May 29, 2020 updated by: Trisha Wise-Draper, University of Cincinnati

A Phase I Dose-finding Study of Metformin in Combination With Concurrent Cisplatin and Radiation in Patients With Locally Advanced Head and Neck Squamous Cell Carcinoma

The purpose of this research study is to test the safety of adding metformin to standard of care. The standard of care treatment will be cisplatin once every 3 weeks for 3 treatments and radiation for 7 weeks.

Metformin is a medication that is currently used to treat diabetes. Increasing amounts of metformin will be given to groups of patients already receiving normal treatment for their cancer to see if metformin causes any good effects by killing your cancer or bad effects (side effects).

Study Overview

Status

Completed

Conditions

Intervention / Treatment

Detailed Description

Patients were registered by contacting the University of Cincinnati Clinical Trials Office. Patients must be registered and consent obtained prior to initiation of any protocol therapy.

Treatment was administered on an outpatient basis. Adverse events and potential risks for metformin and cisplatin and radiation were reported.

Patients must have screening labs performed within 2 weeks of start of treatment including a complete blood count, liver function tests, metabolic renal panel including magnesium, vitamin B12 level, lactate, and C-peptide. Renal panel must be verified within 24 hours of cisplatin administration. They must fulfill inclusion criteria.

The recommended starting dose of metformin in diabetic patients is 500mg orally twice a day which can be escalated by 500mg increments weekly as tolerated with the maximum recommended daily dose of 2550mg.

Cisplatin was given either before or after the radiation therapy fraction that is given on the same day. If radiation is held for more than 2 days (for any reason), cisplatin may be held as well until radiation resumes.

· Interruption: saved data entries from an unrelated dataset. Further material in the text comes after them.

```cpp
template <bool STREAM, bool TAN = true, bool DIRL = false>
__global__ __launch_bounds__(kBlock) __attribute__((amdgpu_waves_per_eu(TH_SHADE_WAVES))) void k_shade_path(DeviceScene sc, const DeviceSensor* __restrict__ sep, PathQueue qin, PathQueue qout, ShadowQueue sq, uint32_t cap,
                                                       const float4* __restrict__ hits, float4* __restrict__ L, Counters* ctr, int row, int depth_fixed, int max_depth, uint32_t hits_have_bary,
                                                       ShadeStream ss) {
    __shared__ SegView sv;
    __shared__ uint32_t s_ring[kBlock / 64][128];
    const SegQueue qv{ctr->n_queue[row], cap, 0u};
    seg_load(qv, sv);
    const uint32_t total = sv.prefix[kSeg];
    const uint32_t lane = lane_id(), wv = threadIdx.x >> 6;
    const unsigned long long lt_mask = (1ull << lane) - 1ull;
    const uint32_t seg_out = ((blockIdx.x * kBlock + threadIdx.x) >> 6) % kSeg;
    uint32_t ring_head = 0, ring_cnt = 0;
    auto emit = [&](const ShadeOut& e) {
        uint32_t si, ni;
        wave_compact2(e.want_shadow, &ctr->n_shadow[row][seg_out * kCtrStride], e.want_next, &ctr->n_queue[row + 1][seg_out * kCtrStride], si, ni);
        si += seg_out * cap;
        ni += seg_out * cap;
        if (e.want_shadow) {
            sq.o[si] = e.so4;
            sq.d[si] = e.sd4;
            sq.c[si] = e.sc4;
        }
        if (e.want_next) {
            qout.o[ni] = e.no4;
            qout.d[ni] = e.nd4;
            qout.beta[ni] = e.nb4;
            if (STREAM) ss.tags_out[ni] = e.next_depth;
        }
    };
    uint32_t seg_in = 0;
    for (uint32_t flat = blockIdx.x * kBlock + threadIdx.x; flat < total; flat += gridDim.x * kBlock) {
        uint32_t lb;
        seg_locate_from(sv, flat & ~63u, seg_in, lb);
        const uint32_t local = lb + (flat & 63u);
        const uint32_t i = seg_in * cap + local;
        int cls = 0;
        if (local < sv.count[seg_in]) {
            const int prim = __float_as_int(hits[i].y);
            if (prim >= 0) {
                cls = (__float_as_uint(sc.shade[8 * (size_t)prim].w) & PRIM_FAST) ? 1 : 2;
            }
        }
        ShadeOut e;
        e.want_shadow = e.want_next = false;
        e.next_depth = 0;
        if (cls == 1) shade_vertex<STREAM, true, TAN, DIRL>(sc, qin, hits, L, i, depth_fixed, max_depth, hits_have_bary, ss, e);
        emit(e);
        const unsigned long long m2 = __ballot(cls == 2);
        if (m2) {
            if (cls == 2) s_ring[wv][(ring_head + ring_cnt + (uint32_t)__popcll(m2 & lt_mask)) & 127u] = i;
            ring_cnt += (uint32_t)__popcll(m2);
            __builtin_amdgcn_fence(__ATOMIC_ACQ_REL, "wavefront");
            if (ring_cnt >= 64u) {
                const uint32_t j = s_ring[wv][(ring_head + lane) & 127u];
                ShadeOut g;
                g.want_shadow = g.want_next = false;
                g.next_depth = 0;
                shade_vertex<STREAM, false, TAN, DIRL>(sc, qin, hits, L, j, depth_fixed, max_depth, hits_have_bary, ss, g);
                emit(g);
                ring_head = (ring_head + 64u) & 127u;
                ring_cnt -= 64u;
                __builtin_amdgcn_fence(__ATOMIC_ACQ_REL, "wavefront");
            }
        }
    }
    if (ring_cnt) {
        ShadeOut g;
        g.want_shadow = g.want_next = false;
        g.next_depth = 0;
        if (lane < ring_cnt) shade_vertex<STREAM, false, TAN, DIRL>(sc, qin, hits, L, s_ring[wv][(ring_head + lane) & 127u], depth_fixed, max_depth, hits_have_bary, ss, g);
        emit(g);
    }
}
template <int TH_ONE_COPY = 0> __global__ __launch_bounds__(kBlock) void k_fold_terms(const float4* __restrict__ terms, uint64_t n_slots, uint32_t n_depths, float4* __restrict__ L) {
    for (uint64_t i = (uint64_t)blockIdx.x * kBlock + threadIdx.x; i < n_slots; i += (uint64_t)gridDim.x * kBlock) {
        float4 l = make_float4(0.0f, 0.0f, 0.0f, 0.0f);
        for (uint32_t dd = 0; dd < n_depths; ++dd) {
            const float4 t = terms[(uint64_t)dd * n_slots + i];
            l.x += t.x;
            l.y += t.y;
            l.z += t.z;
        }
        L[i] = l;
    }
}
template <int TH_ONE_COPY = 0> __global__ __launch_bounds__(kBlock) void k_fill_u32(uint32_t* __restrict__ p, uint64_t n, uint32_t v) {
// ... 503 lines not shown
```

### trace.jl_amd/csrc/th_scene.h

```cpp
#pragma once
#include "th_math.h"

namespace th {

enum : uint32_t {
    PRIM_SPHERE = 1u << 24,
    PRIM_HAS_NORMALS = 1u << 25,
    PRIM_FLIP = 1u << 26,
    PRIM_DEGENERATE = 1u << 27,
    PRIM_FAST = 1u << 28,
    PRIM_HAS_TANGENTS = 1u << 29,
    PRIM_MATERIAL_MASK = 0x00ffffffu,
    PRIM_NO_MATERIAL = 0x00ffffffu
};

struct SphereRec {
    float o2w[16];
    float o2w_inv[16];
    float radius, z_min, z_max, theta_min, theta_max, phi_max;
    uint32_t flip;
    uint32_t never_clipped;
};

enum LobeKind : int32_t { LOBE_LAMBERT_R = 0, LOBE_OREN_NAYAR = 1, LOBE_SPECULAR_R = 2, LOBE_SPECULAR_T = 3, LOBE_FRESNEL_SPECULAR = 4, LOBE_MICROFACET_R = 5, LOBE_MICROFACET_T = 6, LOBE_LAMBERT_T = 7 };
enum : int32_t { BSDF_NONE = 0, BSDF_REFLECTION = 1, BSDF_TRANSMISSION = 2, BSDF_DIFFUSE = 4, BSDF_GLOSSY = 8, BSDF_SPECULAR = 16, BSDF_ALL = 31 };
enum : int32_t { FRESNEL_NOOP = 0, FRESNEL_DIELECTRIC = 1 };
// ... 27 lines not shown
};
static_assert(sizeof(LightRec) == 112, "LightRec: the single-light path loads it through scalar loads (th_kernels.h)");

struct DeviceScene {
    const float4* nodes;
    const float4* prims;
    const float4* tri_nrm;
    const float4* tri_tan;
    const float4* shade;
    const SphereRec* spheres;
    const MaterialRec* materials;
    const LightRec* lights;
    uint32_t n_nodes, n_prims, n_spheres, n_materials, n_lights;
};

struct DeviceSensor {
    float raster_to_camera[16];
    float camera_to_world[16];
    float lens_radius, focal_distance, shutter_open, shutter_close;
    float crop_min[2], crop_max[2];
    float filter_radius[2];
    float scale;
    int32_t sb_min[2], sb_max[2];
    int32_t sb_w, sb_h;
    int32_t film_w, film_h;
    int32_t tiles_x, tiles_y;
    int32_t band_y0, band_rows, band_ty0, band_ty1, accumulate;
};

}
// ... 1 lines not shown
```

### trace.jl_amd/csrc/tu_path.hip

```cpp
#include "th_host.h"
#include "th_adaptive.h"
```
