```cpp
template <bool VEC4>
__device__ __forceinline__ void sp_load4(const float *row, int n, int k0, float4 &out) {
  if constexpr (VEC4) {
    out = *reinterpret_cast<const float4 *>(row + (k0 < n ? k0 : 0));
  } else {
    out.x = row[k0 + 0 < n ? k0 + 0 : 0]; out.y = row[k0 + 1 < n ? k0 + 1 : 0];
    out.z = row[k0 + 2 < n ? k0 + 2 : 0]; out.w = row[k0 + 3 < n ? k0 + 3 : 0];
  }
}
__device__ __forceinline__ float4 sp_mul4_masked(const float4 &t, const float4 &e, int n, int k0) {
  float4 v;
  v.x = k0 + 0 < n ? t.x * e.x : 0.0f; v.y = k0 + 1 < n ? t.y * e.y : 0.0f;
  v.z = k0 + 2 < n ? t.z * e.z : 0.0f; v.w = k0 + 3 < n ? t.w * e.w : 0.0f;
  return v;
}
template <bool VEC4>
// ... 11 lines not shown
  int id[2];
  int cnt;
};
template <int CH, bool VEC4>
__device__ __forceinline__ void head_eta_fetch(HeadEta<CH> &h, int n, int ch, const float *er, const uint16_t *ids, int spl, int lane) {
  const int kh = 16 * spl;
  h.cnt = ids[kh - 1] < kh - 1 ? ids[kh - 1] : kh - 1;
#pragma unroll
  for (int c = 0; c < CH; ++c) sp_load4<VEC4>(er, n, c < ch ? (c * 64 + lane) * 4 : 0, h.e[c]);
#pragma unroll
  for (int j = 0; j < 2; ++j) {
    const int m = lane + 64 * j;
    h.id[j] = m < kh ? (int)ids[m] : n;
    h.eh[j] = er[h.id[j] < n ? h.id[j] : 0];
  }
}

template <bool RACE, int CH, bool VEC4>
__device__ __forceinline__ void emit_head_row_pre(int n, int ch, const float *tr, const HeadEta<CH> &h, uint32_t *bm, char *hl,
                                                  float *pr, int spl, int dead, int lane) {
  const int kh = 16 * spl, ls = sp_lane_bytes(spl);
  const int cnt = h.cnt;
  if (lane < 32) bm[lane] = 0u;
  __builtin_amdgcn_wave_barrier();
#pragma unroll
  for (int j = 0; j < 2; ++j) { const int m = lane + 64 * j, id = h.id[j]; if (m < cnt && id < n) atomicOr(&bm[id >> 5], 1u << (id & 31)); }
  __builtin_amdgcn_wave_barrier();
  float part = RACE ? __builtin_inff() : 0.0f;
#pragma unroll
  for (int c = 0; c < CH; ++c) {
    if (c < ch) {
      const int k0 = (c * 64 + lane) * 4;
      float4 t;
      sp_load4<VEC4>(tr, n, k0, t);
      const float4 v = sp_mul4_masked(t, h.e[c], n, k0);
      *reinterpret_cast<float4 *>(pr + k0) = v;
      const uint32_t w = bm[(k0 >> 5) & 31] >> (k0 & 31);
      if constexpr (RACE) {
        part = fminf(part, (w & 1u) ? __builtin_inff() : 1.0f / v.x);
        part = fminf(part, (w & 2u) ? __builtin_inff() : 1.0f / v.y);
        part = fminf(part, (w & 4u) ? __builtin_inff() : 1.0f / v.z);
        part = fminf(part, (w & 8u) ? __builtin_inff() : 1.0f / v.w);
      } else {
        part = part + ((w & 1u) ? 0.0f : v.x);
        part = part + ((w & 2u) ? 0.0f : v.y);
        part = part + ((w & 4u) ? 0.0f : v.z);
        part = part + ((w & 8u) ? 0.0f : v.w);
      }
    }
  }
  float T;
  if constexpr (RACE) {
    for (int o = 32; o >= 1; o >>= 1) part = fminf(part, __shfl_xor(part, o));
    T = part;
  } else {
    T = readlane_f(wave_scan_add(part), 63);
  }
#pragma unroll
  for (int j = 0; j < 2; ++j) {
    const int m = lane + 64 * j;
    if (m < kh) {
      const int id = h.id[j];
      const bool live = m < cnt && id < n;
      const float pid = live ? tr[id] * h.eh[j] : 0.0f;
      float val;
      if constexpr (RACE) val = m == kh - 1 ? T : (live ? 1.0f / pid : __builtin_inff());
      else val = m == kh - 1 ? T : (live ? pid : 0.0f);
      char *hs = hl + (m / spl) * ls;
      *reinterpret_cast<float *>(hs + (m % spl) * 4) = val;
      *reinterpret_cast<uint16_t *>(hs + spl * 4 + (m % spl) * 2) = (uint16_t)(live && m != kh - 1 ? id : dead);
    }
  }
  __builtin_amdgcn_wave_barrier();
}

template <bool RACE, int CH, bool VEC4>
__device__ __forceinline__ void emit_head_row(int n, int ch, const float *tr, const float *er,
                                              const uint16_t *ids, uint32_t *bm, char *hl, float *pr, int spl, int dead, int lane) {
  HeadEta<CH> h;
  head_eta_fetch<CH, VEC4>(h, n, ch, er, ids, spl, lane);
  emit_head_row_pre<RACE, CH, VEC4>(n, ch, tr, h, bm, hl, pr, spl, dead, lane);
}

struct HeadEmit {
  const float *eta = nullptr;
  long eta_bs = 0;
  const uint16_t *hid = nullptr;
  char *hrow = nullptr;
  float *P = nullptr;
  int spl = 4, ch = 2, dead = 512, race = 0;
  int nbr_grouped = 0;
};

}
```

deepaco_amd/csrc/daco_sample_kernel.h:

```cpp
#pragma once
#include <cstdlib>
#include <type_traits>
#include <utility>

#include "daco_host.h"
#include "daco_rcpsp.h"

namespace daco {

struct SampleParams {
  int B, n, A, ld, CH;
  const float *P;
  const float *R;
  int norm_passes;
  const int64_t *start;
  int fixed_start;
  const float *noise;
  uint64_t seed, iter;
  int gid_bstride;
  const uint64_t *iter_dev;
  uint32_t ant_gid0;
  int64_t *paths;
  float *logp;
  float *rowsum;
  int32_t *flags;
  const float *dist;
  long dist_bs;
  float *costs;
  uint32_t *nbr;
  uint32_t *hubmask;
  int32_t *tab_lens;
  const float *aux_vec;
  const float *aux_mat;
  float scalar0;
  const float *wts;
  int m;
  const float *mask;
  int step;
  const float *demand;
  float capacity;
  const double *demand64;
  double capacity64;
  int Lmax;
  int noise_steps;
  int32_t *lens;
  const float *hval = nullptr;
  const uint16_t *hid = nullptr;
  unsigned long long *stats = nullptr;
  uint16_t *tours16 = nullptr;
  const float *tau = nullptr, *eta = nullptr;
  long tau_bs = 0, eta_bs = 0;
  float alpha = 1.0f, beta = 1.0f;
  int row_vec = 0;
  int nbr_grouped = 0;
  int lh_kl = 0, lh_kmax = 0;
  RcpspDev rc;
};

inline SampleParams sample_params(int B, int n, int A, int ld, int CH, const float *P, const float *R, const float *noise, uint64_t seed,
                                  uint64_t iter, uint32_t ant_gid0, int64_t *paths, float *logp, float *rowsum, int32_t *flags) {
  SampleParams sp{};
  sp.B = B; sp.n = n; sp.A = A; sp.ld = ld; sp.CH = CH;
  sp.P = P; sp.R = R; sp.noise = noise; sp.seed = seed; sp.iter = iter; sp.ant_gid0 = ant_gid0;
  sp.paths = paths; sp.logp = logp; sp.rowsum = rowsum; sp.flags = flags;
  return sp;
}

template <class F, int... I>
__device__ inline void static_for_impl(F &&f, std::integer_sequence<int, I...>) {
  (f(std::integral_constant<int, I>{}), ...);
}
template <int N, class F>
__device__ inline void static_for(F &&f) { static_for_impl(f, std::make_integer_sequence<int, N>{}); }

template <int VEC>
__device__ inline void load_vec(const float *p, float (&out)[VEC]) {
  if constexpr (VEC == 4) {
    const float4 t = *reinterpret_cast<const float4 *>(p);
    out[0] = t.x; out[1] = t.y; out[2] = t.z; out[3] = t.w;
  } else if constexpr (VEC == 2) {
    const float2 t = *reinterpret_cast<const float2 *>(p);
    out[0] = t.x; out[1] = t.y;
  } else {
    out[0] = *p;
  }
}

void launch_prob_matrix(int B, int n, int ld, const float *tau, long tau_bs, const float *eta, long eta_bs, float alpha,
                        float beta, float *P, float *R, hipStream_t s);
void launch_pad_matrix(int B, int n, int ld, const float *src, long src_bs, float *dst, float fill, hipStream_t s);

struct Visited {
  uint32_t lo = 0, hi = 0;
  template <int BIT> __device__ inline bool test() const {
    if constexpr (BIT < 32) return (lo >> BIT) & 1u; else return (hi >> (BIT - 32)) & 1u;
  }
  __device__ inline void set(int bit) {
    if (bit < 32) lo |= 1u << bit; else hi |= 1u << (bit - 32);
  }
  template <int BIT> __device__ inline float open_only(float x) const {
    int m;
    float r;
    asm("v_bfe_i32 %0, %1, %2, 1" : "=v"(m) : "v"(BIT < 32 ? lo : hi), "n"(BIT & 31));
    asm("v_bfi_b32 %0, %1, 0, %2" : "=v"(r) : "v"(m), "v"(x));
    return r;
  }
  template <int BIT> __device__ inline void set_if(bool c) {
    if constexpr (BIT < 32) lo |= (c ? 1u : 0u) << BIT; else hi |= (c ? 1u : 0u) << (BIT - 32);
  }
};

enum { PROB_TSP = 0, PROB_CVRP = 1, PROB_STEP = 2, PROB_SOP = 3, PROB_PCTSP = 4, PROB_OP = 5, PROB_MKP = 6, PROB_CVRP64 = 7, PROB_RCPSP = 8 };
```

The prescribed radiotherapy dose was be 70 Gy in 2 Gy once-daily fraction size (total of 35 fractions).

Study Type

Interventional

Enrollment (Actual)

20

Phase

  • Phase 1

Contacts and Locations

This section provides the contact details for those conducting the study, and information on where this study is being conducted.

Study Locations

  • United States
    • Ohio
      • Cincinnati, Ohio, United States, 45267
        • University of Cincinnati Cancer Institute

Participation Criteria

Researchers look for people who fit a certain description, called eligibility criteria. Some examples of these criteria are a person's general health condition or prior treatments.

Eligibility Criteria

Ages Eligible for Study

18 years and older (Adult, Older Adult)

Accepts Healthy Volunteers

No

Genders Eligible for Study

All

Description

Inclusion Criteria:

  • Locally advanced squamous cell cancer of the head and neck, stage III or IV disease (T1-2, N2a-3 or T3-4).
  • Measurable disease
  • No prior chemotherapy or radiation for head and neck squamous cell cancer
  • Life expectancy of greater than 3 months.
  • Adequate labs

Exclusion Criteria:

  • Known metastatic disease.
  • Nasopharyngeal carcinoma
  • History of allergic reactions attributed to metformin or other agents used in study.
  • Known diagnosis of diabetes requiring insulin for control.
  • Administration of metformin within last 4 weeks.

Study Plan

This section provides details of the study plan, including how the study is designed and what the study is measuring.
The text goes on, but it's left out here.